Analizo el efecto de cada año de aplazamiento: aumenta la distancia respecto de las versiones vigentes, reduce el periodo de soporte que queda y puede dejar más extensiones sin una versión compatible. También valoro el coste, que puede crecer aunque el aplazamiento solo gane tiempo a corto plazo.
Preparo un inventario antes de actualizar para reducir el riesgo de descubrir los fallos en producción, con usuarios dentro. No recorto esa preparación: hacerlo aumenta el riesgo de encontrar incidencias durante la actualización.
No considero que empezar de cero sea un atajo. Comparo una actualización por etapas con una migración a una instalación nueva según la versión de origen, las modificaciones, la integridad de los datos, el histórico que debe conservarse y las pruebas disponibles. En muchos casos, elijo actualizar porque reduce el riesgo; en otros, opto por una reconstrucción controlada porque ofrece una salida más segura.

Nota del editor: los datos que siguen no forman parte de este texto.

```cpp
template <int MQ, int KC, int QA = 8>
__global__ void __launch_bounds__(512) k_mfma_downup(QocDev d, QocMfma mf) {
    constexpr int NT = 2, LDP = F2_LDP, ISZ = 4 * MQ * LDP, VSZ = NT * MQ * 64;
    extern __shared__ __attribute__((aligned(16))) char smem[];
    const int lane = threadIdx.x & 63;
    const int wv = __builtin_amdgcn_readfirstlane(threadIdx.x >> 6);
    const int role = wv & 1, pr = wv >> 1;
    cplx* Hl = (cplx*)smem;
    cplx* img = Hl + (size_t)KC * QFR + (size_t)wv * ISZ;
    cplx* xch = Hl + (size_t)KC * QFR + (size_t)8 * ISZ + (size_t)pr * 2 * VSZ;
    double* gred = (double*)(Hl + (size_t)KC * QFR + (size_t)8 * ISZ + (size_t)4 * 2 * VSZ) + wv * 4 * KC;
    volatile int* flag = (volatile int*)((double*)(Hl + (size_t)KC * QFR + (size_t)8 * ISZ + (size_t)4 * 2 * VSZ) + 8 * 4 * KC) + pr * 2;
    for (int o = threadIdx.x; o < KC * QFR; o += blockDim.x) Hl[o] = o < d.k * QFR ? mf.HfD[QFR + o] : cmake(0.0, 0.0);
    if (lane == 0) flag[role] = 0;
    __syncthreads();
    const int item = blockIdx.x * 4 + pr;
#ifndef QOC_DOWNUP_STAGGER
#define QOC_DOWNUP_STAGGER 2
#endif
    constexpr int STG = QOC_DOWNUP_STAGGER == 4 ? 1 : (QOC_DOWNUP_STAGGER == 2 ? 2 : 0);
    if (item >= d.B * mf.C) { if (STG && lane == 0) flag[role] = 1; return; }
    const int c = item / d.B, b = item - c * d.B;
    if (d.skip_done && d.done[b]) { if (STG && lane == 0) flag[role] = 1; return; }
    if (STG && pr >= STG) {
        volatile int* prev = flag - 2 * STG;
        while (prev[0] == 0 || prev[1] == 0) __builtin_amdgcn_s_sleep(8);
        asm volatile("" ::: "memory");
    }
    const int t0 = c * mf.L, t1 = min(t0 + mf.L, d.steps), tm = t0 + (t1 - t0 + 1) / 2;
    const int lk = lane >> 4, lc = lane & 15, li4 = lane & 3;
    struct Frag { cplx f[NT][8]; };
    struct Vec { cplx v[NT][MQ]; };
    auto product = [&](const Frag& fr, const double sg, double (&re)[NT][MQ], double (&im)[NT][MQ]) {
#pragma unroll
        for (int I = 0; I < NT; ++I)
#pragma unroll
            for (int jb = 0; jb < MQ; ++jb) img[(4 * jb + lk) * LDP + 16 * I + lc] = cmake(re[I][jb], im[I][jb]);
        wave_lds_fence();
        double a[NT][MQ], bq[NT][MQ], cq[NT][MQ];
#pragma unroll
        for (int I = 0; I < NT; ++I)
#pragma unroll
            for (int jb = 0; jb < MQ; ++jb) { a[I][jb] = 0.0; bq[I][jb] = 0.0; cq[I][jb] = 0.0; }
#pragma unroll
        for (int kb = 0; kb < QA; ++kb) {
            cplx v[MQ];
#pragma unroll
            for (int jb = 0; jb < MQ; ++jb) v[jb] = img[(4 * jb + li4) * LDP + 4 * kb + lk];
#pragma unroll
            for (int I = 0; I < NT; ++I) {
                const double br = fr.f[I][kb].x, bi = fr.f[I][kb].y, bs = br + sg * bi;
#pragma unroll
                for (int jb = 0; jb < MQ; ++jb) {
                    a[I][jb] = __builtin_amdgcn_mfma_f64_4x4x4f64(v[jb].x, br, a[I][jb], 0, 0, 0);
                    bq[I][jb] = __builtin_amdgcn_mfma_f64_4x4x4f64(v[jb].y, bi, bq[I][jb], 0, 0, 0);
                    cq[I][jb] = __builtin_amdgcn_mfma_f64_4x4x4f64(v[jb].x + v[jb].y, bs, cq[I][jb], 0, 0, 0);
                }
            }
        }
        asm volatile("" ::: "memory");
#pragma unroll
        for (int I = 0; I < NT; ++I)
#pragma unroll
            for (int jb = 0; jb < MQ; ++jb) {
                re[I][jb] = a[I][jb] - sg * bq[I][jb]; im[I][jb] = cq[I][jb] - a[I][jb] - sg * bq[I][jb];
            }
    };
    auto load_fwd = [&](Frag& fr, int t) {
        const cplx* __restrict__ F = mf.KfD + kitem(mf, d.steps, b, t);
#pragma unroll
        for (int I = 0; I < NT; ++I)
#pragma unroll
            for (int q = 0; q < QA; ++q) fr.f[I][q] = F[((q >> 2) * QQS + 4 * I + (lc >> 2)) * 64 + 16 * (lc & 3) + 4 * (q & 3) + lk];
    };
    auto load_adj = [&](Frag& fr, int t) {
        const cplx* __restrict__ F = mf.KfD + kitem(mf, d.steps, b, t);
#pragma unroll
        for (int I = 0; I < NT; ++I)
#pragma unroll
            for (int q = 0; q < QA; ++q) fr.f[I][q] = F[(I * QQS + q) * 64 + lane];
    };
    cplx* X = mf.LamL + (size_t)b * d.steps * VSZ + lane;
    auto store_x = [&](int t, const double (&re)[NT][MQ], const double (&im)[NT][MQ]) {
        cplx* o = X + (size_t)t * VSZ;
#pragma unroll
        for (int I = 0; I < NT; ++I)
#pragma unroll
            for (int jb = 0; jb < MQ; ++jb) o[(I * MQ + jb) * 64] = cmake(re[I][jb], im[I][jb]);
    };
    auto load_x = [&](Vec& x, int t) {
        const cplx* o = X + (size_t)t * VSZ;
#pragma unroll
        for (int I = 0; I < NT; ++I)
#pragma unroll
            for (int jb = 0; jb < MQ; ++jb) x.v[I][jb] = o[(I * MQ + jb) * 64];
    };
    auto gradient = [&](int t, auto lr, auto li, auto pr_, auto pi_) {
        double g[KC];
#pragma unroll
        for (int kk = 0; kk < KC; ++kk) g[kk] = 0.0;
#pragma unroll
        for (int I = 0; I < NT; ++I)
#pragma unroll
            for (int Jp = 0; Jp < NT; ++Jp) {
                d4 t1v = {0, 0, 0, 0}, t2v = {0, 0, 0, 0}, t3v = {0, 0, 0, 0};
#pragma unroll
                for (int q = 0; q < MQ; ++q) {
                    t1v = QMFMA(lr(I, q), pr_(Jp, q), t1v);
                    t2v = QMFMA(li(I, q), pi_(Jp, q), t2v);
                    t3v = QMFMA(lr(I, q) - li(I, q), pr_(Jp, q) + pi_(Jp, q), t3v);
                }
                const d4 qr = t1v + t2v, qi = t3v - t1v + t2v;
#pragma unroll
                for (int kk = 0; kk < KC; ++kk) {
                    double acc = 0.0;
#pragma unroll
                    for (int r = 0; r < 4 && 4 * I + r < QA; ++r) {
                        const cplx hv = Hl[(size_t)kk * QFR + (Jp * QQS + 4 * I + r) * 64 + lane];
                        acc = fma(hv.x, qr[r], acc);
                        acc = fma(-hv.y, qi[r], acc);
                    }
                    g[kk] += acc;
                }
            }
#pragma unroll
        for (int kk = 0; kk < KC; ++kk) {
            g[kk] += dpp_xor<1>(g[kk]); g[kk] += dpp_xor<2>(g[kk]); g[kk] += dpp_xor<4>(g[kk]); g[kk] += dpp_xor<8>(g[kk]);
        }
        if (lc == 0) {
#pragma unroll
            for (int kk = 0; kk < KC; ++kk) gred[lk * KC + kk] = g[kk];
        }
        wave_lds_fence();
        if (lane < d.k) d.dLdu[((size_t)b * d.k + lane) * d.steps + t] = (gred[lane] + gred[KC + lane]) + (gred[2 * KC + lane] + gred[3 * KC + lane]);
        asm volatile("" ::: "memory");
    };
    auto publish = [&](int which, const double (&re)[NT][MQ], const double (&im)[NT][MQ]) {
#pragma unroll
        for (int I = 0; I < NT; ++I)
#pragma unroll
            for (int jb = 0; jb < MQ; ++jb) xch[which * VSZ + (I * MQ + jb) * 64 + lane] = cmake(re[I][jb], im[I][jb]);
        wave_lds_fence();
        if (lane == 0) flag[which] = 1;
    };
    auto receive = [&](int which, double (&re)[NT][MQ], double (&im)[NT][MQ]) {
        while (flag[which] == 0) __builtin_amdgcn_s_sleep(4);
        asm volatile("" ::: "memory");
#pragma unroll
        for (int I = 0; I < NT; ++I)
#pragma unroll
            for (int jb = 0; jb < MQ; ++jb) { const cplx v = xch[which * VSZ + (I * MQ + jb) * 64 + lane]; re[I][jb] = v.x; im[I][jb] = v.y; }
        wave_lds_fence();
    };
    const size_t vec0 = ((size_t)b * mf.C + c) * VSZ + lane;
    double sre[NT][MQ], sim[NT][MQ];
    Frag k0, k1;
    if (role == 0) {
        const int n = tm - t0;
#pragma unroll
        for (int I = 0; I < NT; ++I)
#pragma unroll
            for (int jb = 0; jb < MQ; ++jb) { const cplx v = mf.BndF[vec0 + (size_t)(I * MQ + jb) * 64]; sre[I][jb] = v.x; sim[I][jb] = v.y; }
        auto up = [&](const Frag& fr, int s) {
            if (s >= n) return;
            product(fr, 1.0, sre, sim);
            store_x(t0 + s, sre, sim);
        };
        load_fwd(k0, t0); asm volatile("" ::: "memory");
        for (int s = 0; s < n; s += 2) {
            load_fwd(k1, t0 + min(s + 1, n - 1)); asm volatile("" ::: "memory"); up(k0, s);
            load_fwd(k0, t0 + min(s + 2, n - 1)); asm volatile("" ::: "memory"); up(k1, s + 1);
        }
        publish(0, sre, sim);
        asm volatile("s_waitcnt vmcnt(0)" ::: "memory");
        Vec x0, x1;
#pragma unroll
        for (int I = 0; I < NT; ++I)
#pragma unroll
            for (int jb = 0; jb < MQ; ++jb) x0.v[I][jb] = cmake(sre[I][jb], sim[I][jb]);
        load_adj(k0, tm - 1); asm volatile("" ::: "memory");
        receive(1, sre, sim);
        auto down = [&](const Frag& fr, const Vec& x, int i) {
            if (i >= n) return;
            gradient(tm - 1 - i, [&](int I, int q) { return sre[I][q]; }, [&](int I, int q) { return sim[I][q]; },
                     [&](int J, int q) { return x.v[J][q].x; }, [&](int J, int q) { return x.v[J][q].y; });
            if (i + 1 < n) product(fr, -1.0, sre, sim);
        };
        for (int i = 0; i < n; i += 2) {
            load_adj(k1, tm - 1 - min(i + 1, n - 1)); load_x(x1, tm - 1 - min(i + 1, n - 1)); asm volatile("" ::: "memory"); down(k0, x0, i);
            load_adj(k0, tm - 1 - min(i + 2, n - 1)); load_x(x0, tm - 1 - min(i + 2, n - 1)); asm volatile("" ::: "memory"); down(k1, x1, i + 1);
        }
    } else {
        const int n = t1 - tm;
        const int nc = max(n, 1);
        const int tl = t1 - 1;
        load_adj(k0, tl);
        cplx bnd[NT][MQ];
#pragma unroll
        for (int I = 0; I < NT; ++I)
#pragma unroll
            for (int jb = 0; jb < MQ; ++jb) bnd[I][jb] = mf.BndA[vec0 + (size_t)(I * MQ + jb) * 64];
        asm volatile("" ::: "memory");
        {
            double zr = 0.0, zi = 0.0;
            {
                const int nm = d.n * d.m;
                const cplx* fin = d.inter + ((size_t)b * (d.steps + 1) + d.steps) * nm;
                for (int o = lane; o < nm; o += 64) {
                    const cplx f = fin[o], w = d.W[o];
                    zr += f.x * w.x + f.y * w.y;
                    zi += f.y * w.x - f.x * w.y;
                }
#pragma unroll
                for (int off = 32; off > 0; off >>= 1) { zr += __shfl_down(zr, off, 64); zi += __shfl_down(zi, off, 64); }
                zr = __shfl(zr, 0, 64); zi = __shfl(zi, 0, 64);
                if (c == mf.C - 1 && lane == 0) {
                    d.zfin[b] = cmake(zr, zi);
                    d.loss[b] = 1.0 - (zr * zr + zi * zi) / ((double)d.m * (double)d.m);
                    d.reg_state[b] = 0.0;
                }
            }
            const cplx z = cmake(zr, zi);
            const double c0 = -2.0 / ((double)d.m * (double)d.m);
#pragma unroll
            for (int I = 0; I < NT; ++I)
#pragma unroll
                for (int jb = 0; jb < MQ; ++jb) {
                    const cplx v = cscale(cmul(z, bnd[I][jb]), c0);
                    sre[I][jb] = v.x; sim[I][jb] = v.y;
                }
        }
        auto down = [&](const Frag& fr, int i) {
            if (i >= n) return;
            store_x(t1 - 1 - i, sre, sim);
            product(fr, -1.0, sre, sim);
        };
        for (int i = 0; i < n; i += 2) {
            load_adj(k1, tl - min(i + 1, nc - 1)); asm volatile("" ::: "memory"); down(k0, i);
            load_adj(k0, tl - min(i + 2, nc - 1)); asm volatile("" ::: "memory"); down(k1, i + 1);
        }
        publish(1, sre, sim);
        asm volatile("s_waitcnt vmcnt(0)" ::: "memory");
        Vec x0, x1;
        const int tf = min(tm, tl);
        load_fwd(k0, tf); load_x(x0, tf); asm volatile("" ::: "memory");
        receive(0, sre, sim);
        auto up = [&](const Frag& fr, const Vec& x, int s) {
            if (s >= n) return;
            product(fr, 1.0, sre, sim);
            gradient(tm + s, [&](int I, int q) { return x.v[I][q].x; }, [&](int I, int q) { return x.v[I][q].y; },
                     [&](int J, int q) { return sre[J][q]; }, [&](int J, int q) { return sim[J][q]; });
        };
        for (int s = 0; s < n; s += 2) {
            load_fwd(k1, tf + min(s + 1, nc - 1)); load_x(x1, tf + min(s + 1, nc - 1)); asm volatile("" ::: "memory"); up(k0, x0, s);
            load_fwd(k0, tf + min(s + 2, nc - 1)); load_x(x0, tf + min(s + 2, nc - 1)); asm volatile("" ::: "memory"); up(k1, x1, s + 1);
        }
    }
}
```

Exijo estas condiciones para evitar heredar una plataforma que no pueda actualizar ni migrar.
| Requisito | Evidencia exigible | Criterio de aceptación |
|---|---|---|
| Mantenimiento del inventario de extensiones | Listado con versión, origen y responsable de mantenimiento | Inventario actualizado en cada entrega |
| Prohibición de modificar el núcleo | Declaración y comprobación automática de integridad | Ninguna modificación en los archivos del núcleo distribuidos para la versión declarada; las diferencias legítimas de configuración, extensiones y datos quedan fuera de esta comprobación |
| Entorno de pruebas representativo | Versiones de la aplicación, de sus dependencias y de sus extensiones; configuración e integraciones críticas; perfil de recursos; datos representativos y minimizados; y recorridos que se comprobarán | Enumerar las condiciones relevantes de producción y ensayar la actualización completa en el entorno de pruebas antes de aplicarla en producción |
| Compromiso de mantener una versión con soporte | Plan de actualización periódica dentro del periodo de soporte | La versión desplegada permanece dentro de su periodo de soporte; el contrato fija el plazo de actualización y cómo resolver las dependencias que puedan impedir la actualización. |
| Plan de vuelta atrás | Procedimiento y tiempo estimado de reversión | Reversión probada en el entorno de pruebas |
Referencias
Copias previas, prueba sobre una copia del sitio de producción, comprobación de extensiones en el directorio y versiones desde las que se admite el salto. Consultado el 1 de agosto de 2026.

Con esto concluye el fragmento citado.